Michael Huber, who moved to Greenland in 2001, spearheaded the monument project. He convinced people to donate their time, money or expertise to help honor the sacrifices made by each fallen son. As a former Marine, Huber was committed to help honor Penny’s memory. Though the two were not close friends, all Marines consider other Marines as brothers, Huber said.

“I actually started on this right after Richard died,” Huber said. When it actually first started out, it was just going to be a stone for Richard.”

Greenland already had memorial cabinets for some of its fallen sons in the high school gymnasium. A cabinet containing Penny’s medals is to be placed in the gym with the other memorial cabinets, but the Penny family wanted an outside memorial. The gymnasium is closed to the public much of the year and Richard played football instead of basketball, Huber said, calling Penny “a monster on the field.”

But people who had heard of Huber’s plan soon suggested that Ledbetter’s and Ramey’s names also be included on the memorial. The addition of Ledbetter’s name was suggested first, but the addition of Ramey’s name made the stone more than merely a monument for Greenland’s fallen soldiers. Not only were these three men Greenland alumni, but also they had died while serving their community — local or larger.

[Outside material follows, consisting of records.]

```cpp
bool use_tg(said_ctx* c, const UGeo& g, int nsamples) {
    const long long widest = ((long long)nsamples * rup(g.T + 2, 32) + 2) * FFI;
    if (c->band_wmax > 8) return false;
    return !c->clk_on && widest < 0x7fffffffLL &&
           (long long)nsamples * g.T >= (c->bf16_mode ? c->unet_tgemm_min_tokens : (c->cur_concurrent ? std::min(c->unet_fgemm_min_tokens, c->unet_fgemm_min_concurrent) : c->unet_fgemm_min_tokens));
}
inline const void* tw(const said_ctx* c, const void* bf, const void* f32) { return c->bf16_mode ? bf : f32; }
void do_conv_in(said_ctx* c, const UGeo& g, int in_copies, bool tm, hipStream_t s) {
    counted(c, s, [&] {
        c->stage_log.push_back({11 , EPI_STORE, 1, 4, 4.0 * ((double)MC * c->cin * 3 + (double)g.B_lat * c->cin * g.T + (double)g.Be * MC * g.T),
                                2.0 * g.B_lat * MC * c->cin * 3 * g.T});
    }, [&] {
        if (tm) launch_conv_in_tm(c->x_cm, c->conv_in.w4[0], c->conv_in.bias, c->H0.t, tm_seg(g), c->H0.st, g.step_inc, g.B_lat, in_copies, g.T, g.Tp, s);
        else launch_conv_in(c->x_cm, c->conv_in.w4[0], c->conv_in.bias, c->H0.p, c->H0.st, g.step_inc, g.B_lat, in_copies, g.T, g.Tp, MC, s);
    }, "conv_in T=%d clips=%d copies=%d tm=%d", g.T, g.B_lat, in_copies, (int)tm);
}
void do_prep(said_ctx* c, const PrepArgs& a, int batch, hipStream_t s) {
    PrepArgs a2 = a;
    a2.f32 = c->bf16_mode ? 0 : 1;
    if (!a2.f32) a2.pack = 0;
    counted(c, s, [&] { c->stage_log.push_back({5, -2, 0, 0, (double)batch * a.C * a.T * (4.0 + (c->bf16_mode ? 2.0 : 4.0)) * (a.dst2 ? 1.5 : 1.0), 0.0}); },
            [&] { if (!launch_prep(a2, batch, s)) c->launch_err = "operand preparation kernel: unsupported shape"; }, "prep mode=%d C=%d T=%d batch=%d", a.mode, a.C, a.T, batch);
}
void do_tgemm(said_ctx* c, const TGemmArgs& a, int batch, hipStream_t s) {
    TGemmArgs a2 = a;
    a2.f32 = c->bf16_mode ? 0 : 1;
    if (a2.f32 && a2.yb) { a2.yf = reinterpret_cast<float*>(a2.yb); a2.yb = nullptr; }
    a2.f32_split = (a2.f32 && sp_on(c, c->gemm_split)) ? 1 : 0;
    if (!a2.f32_split) a2.f32_packed = 0;
    auto log = [&] {
        const double eb = c->bf16_mode ? 2.0 : 4.0;
        const double out_b = a.geglu ? a.N / 2 * eb : (a.y_cm ? 4.0 * a.N * (a.res_cm ? 2 : 1) : 4.0 * a.N);
        const int tile_n = c->bf16_mode ? (a.N % 128 == 0 ? 128 : 64) : ((a.N % 128 == 0 && (a.geglu || a.N % 96)) ? 128 : 96);
        c->stage_log.push_back({4, a.geglu ? EPI_GEGLU : (a.qk ? EPI_QKV : EPI_STORE), tile_n, c->bf16_mode ? 4 : 32,
                                eb * a.N * a.K + (double)batch * a.M * (eb * a.K + out_b), 2.0 * batch * (double)a.M * a.N * a.K});
    };
    counted(c, s, log, [&] {
        if (launch_tgemm(a2, batch, s)) return;
        char b[160]; snprintf(b, sizeof b, "token-major GEMM: shape M=%d N=%d K=%d (batch %d) is not served by any kernel", a.M, a.N, a.K, batch);
        c->launch_err = b;
    }, "tgemm M=%d N=%d K=%d batch=%d", a.M, a.N, a.K, batch);
}
inline int tg_rows(const UGeo& g) { return rup(g.T + 2, 32); }
PrepArgs mkprep(const UGeo& g, const float* x, int mode, void* dst, long long dst_bs, int ldd, int coff) {
    PrepArgs p;
    memset(&p, 0, sizeof p);
    p.x = x; p.x_bs = g.hs; p.pitch = g.Tp; p.T = g.T; p.C = MC; p.mode = mode;
    p.dst = dst; p.dst_bs = dst_bs; p.ldd = ldd; p.coff = coff;
    return p;
}
void prep_gn(PrepArgs& p, const UGeo& g, const float* part, int cpg, float eps, const float* gamma, const float* beta) {
    p.part = part; p.part_bs = g.sts; p.gn_cpg = cpg; p.gn_nparts = g.np; p.gn_eps = eps; p.gn_gamma = gamma; p.gn_beta = beta;
}
TGemmArgs mktg(const UGeo& g, const void* a, int lda, const void* w, int N, int K) {
    TGemmArgs t;
    memset(&t, 0, sizeof t);
    t.a = a; t.a_bs = 0; t.lda = lda; t.w = w; t.M = g.T; t.N = N; t.K = K; t.seg_rows = tg_rows(g);
    return t;
}
void tg_cm_out(TGemmArgs& t, const UGeo& g, const ActBuf& out) {
    t.y_cm = out.p; t.cm_bs = g.hs; t.cm_pitch = g.Tp; t.stats = out.st; t.stats_bs = g.sts;
}

inline bool use_tm(said_ctx* c, const UGeo& g) {
    return c->bf16_mode && c->tm_acts != 0 && use_tg(c, g, g.Be) && ((long long)g.Be * tm_seg(g) + 2) * FFI < 0x7fffffffLL;
}
inline void* tm_at(const said_ctx* c, void* base, long long rows, int ld) { return static_cast<char*>(base) + rows * ld * (c->bf16_mode ? 2 : 4); }
void do_xgemm(said_ctx* c, const TGemmArgs& a, int batch, hipStream_t s) {
    TGemmArgs a2 = a;
    a2.f32 = c->bf16_mode ? 0 : 1;
    if (c->xclk_on && c->dbg_count < 64) a2.clk = c->clk_dev + (long long)c->dbg_count * 128;
    if (a2.f32 && a2.yb) { a2.yf = reinterpret_cast<float*>(a2.yb); a2.yb = nullptr; }
    const int fam = (!a2.f32 && rgemm_supports(a2, batch)) ? 7 : 6;
    if (fam == 6 && (a2.w_k0 != 0 || (a2.w_ld != 0 && a2.w_ld != a2.K) || a2.w_seg != 0)) {
        c->launch_err = "token-major GEMM over a weight column range is not served by rgemm_kernel for this shape";
        return;
    }
    auto log = [&] {
        const double eb = c->bf16_mode ? 2.0 : 4.0;
        const double out_n = a.geglu ? a.N / 2 : a.N;
        const double out_b = a.y_cm ? 4.0 * out_n : (a.qk ? 4.0 * out_n : eb * out_n * (a.y2_tm ? 2 : 1));
        const double in_k = (a.ra[0] ? (a.ra[1] ? 384.0 : 192.0) : 0.0) + a.sk[0] + a.sk[1] + a.sk[2];
        const double res_b = a.res_tm ? eb * a.N : 0.0;
        const double band_b = a.band_k ? 2.0 * 4.0 * a.N : 0.0;
        c->stage_log.push_back({fam, a.geglu ? EPI_GEGLU : (a.qk ? EPI_QKV : (a.band_k ? EPI_BAND : EPI_STORE)), a.N % 128 == 0 && (a.geglu || a.N % 96) ? 128 : 96, c->bf16_mode ? 4 : 32,
                                eb * a.N * a.K + (double)batch * a.M * (eb * in_k + out_b + res_b + band_b), 2.0 * batch * (double)a.M * a.N * a.K});
    };
    if (fam == 6) ++c->n_xgemm;
    counted(c, s, log, [&] {
        if (fam == 7) {
            if (!launch_rgemm(a2, batch, s)) c->launch_err = "rgemm_kernel refused a launch its own rgemm_supports() had accepted";
            ++c->n_rgemm;
        } else if (!launch_xgemm(a2, batch, s)) {
            char b[160]; snprintf(b, sizeof b, "token-major activation GEMM: shape M=%d N=%d K=%d (batch %d) is not served by any kernel", a.M, a.N, a.K, batch);
            c->launch_err = b;
        }
    }, "xgemm family=%d M=%d N=%d K=%d batch=%d", fam, a.M, a.N, a.K, batch);
}
TGemmArgs mkx(const UGeo& g, const void* w, int N, int K) {
    TGemmArgs t;
    memset(&t, 0, sizeof t);
    t.w = w; t.M = g.T; t.N = N; t.K = K; t.seg_rows = tm_seg(g);
    t.gn_part_bs = g.sts; t.gn_nparts = g.np; t.stats_bs = g.sts; t.ldy = MC; t.ldr_tm = MC;
    return t;
}
TGemmArgs mkx_conv3(const UGeo& g, const void* w, int K, const ActBuf& src, int cpg, const float* gamma, const float* beta) {
    TGemmArgs t = mkx(g, w, MC, K);
    t.ra[0] = src.t; t.rmode = 1; t.rtaps = 3;
    t.gn_part[0] = src.st; t.gn_cpg = cpg; t.gn_eps = 1e-5f; t.gn_gamma = gamma; t.gn_beta = beta;
    return t;
}
TGemmArgs res_in_range(const UGeo& g, const ResW& rw, const ActBuf& src, int off) {
    TGemmArgs t = mkx_conv3(g, rw.t_conv1, 3 * MC, src, rw.cin / 32, rw.g1 + off, rw.b1 + off);
    t.w_ld = 3 * rw.cin; t.w_k0 = off; t.w_seg = rw.cin;
    return t;
}
void run_resblock_tm(said_ctx* c, const UGeo& g, const ResW& rw, int rb_index, const ActBuf& in0, const ActBuf* in1, const ActBuf& out, hipStream_t s, bool shared) {
    const int nb = shared ? g.Bc : g.Be;
    if (in1 && c->bf16_mode && rw.has_skip) {
        TGemmArgs p0 = res_in_range(g, rw, in0, 0);
        p0.y_tm = c->tX1;
        if (rgemm_supports(p0, nb)) {
            do_xgemm(c, p0, nb, s);
            {
                TGemmArgs t = res_in_range(g, rw, *in1, MC);
                t.bias = rw.conv1.bias;
                set_emb(t, c, g, rb_index);
                t.res_tm = c->tX1;
                t.y_tm = c->M.t; t.stats = c->M.st;
                do_xgemm(c, t, nb, s);
            }
            {
                TGemmArgs t = mkx(g, rw.t_conv2, MC, 2 * MC);
                t.sa[0] = in0.t; t.sld[0] = MC; t.sk[0] = MC;
                t.sa[1] = in1->t; t.sld[1] = MC; t.sk[1] = MC;
                t.w_ld = 3 * MC + 2 * MC; t.w_k0 = 3 * MC;
                t.y_tm = c->tX1;
                do_xgemm(c, t, nb, s);
            }
            {
                TGemmArgs t = mkx_conv3(g, rw.t_conv2, 3 * MC, c->M, 6, rw.g2, rw.b2);
                t.w_ld = 3 * MC + 2 * MC; t.w_k0 = 0;
                t.bias = rw.bias2;
                t.res_tm = c->tX1;
                t.y_tm = out.t; t.stats = out.st;
                do_xgemm(c, t, nb, s);
            }
            return;
        }
    }
    {
        TGemmArgs t = mkx_conv3(g, tw(c, rw.t_conv1, rw.tf_conv1), 3 * rw.cin, in0, rw.cin / 32, rw.g1, rw.b1);
        if (in1) { t.ra[1] = in1->t; t.gn_part[1] = in1->st; }
        t.bias = rw.conv1.bias;
        set_emb(t, c, g, rb_index);
        t.y_tm = c->M.t; t.stats = c->M.st;
        do_xgemm(c, t, nb, s);
    }
    {
        TGemmArgs t = mkx_conv3(g, tw(c, rw.t_conv2, rw.tf_conv2), 3 * MC + (rw.has_skip ? 2 * MC : 0), c->M, 6, rw.g2, rw.b2);
        if (rw.has_skip) {
// ... 513 lines not shown
```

“Heroes are all around us,” said Bill Groom, Greenland mayor. “One characteristic they usually share is they’re givers. They’re enablers. They make the ​people around them better. That’s a high compliment, and all three of these men displayed the same thing: they were heroes.”

Groom was among a handful of speakers at the event. Huber recited a poem he penned, titled “For the Fallen.”
“Age shall not weary them, nor the years condemn. At the going down of the sun and in the morning, we will remember them,” he said.

Air Force Brig. Gen. H.D. McCarty was the main speaker at the dedication.

“The worst wound of all is being forgotten,” McCarty said. “We’re here to remember these three young men. [If] we don’t link them to a greater purpose than what they were, they’re just men who are gone, and their hearts will broken only to those in the family.”

Rev. Eric Howerton of the First Baptist Church of Greenland delivered the invocation and benediction.

“Lord we thank you that there is no greater love than to lay down a life for a friend, and these men have done that,” Howerton prayed.

Charles Cudney, Greenland schools superintendant, delivered opening and closing remarks.

“I never worked for a school that has done a better job of recognizing this kind of service — walking in our gym and seeing that recognition,” Cudney said. “This theatre in the round sends the message that a thousand pages couldn’t write.”

The monument was made possible entirely through donations. Schwartz Stone of Springdale donated the stone, and Tune Concrete of Fayetteville donated the cement for the monument base. The stone etching was paid for with money donations, and Greenland High School shop students set the stone in the ground.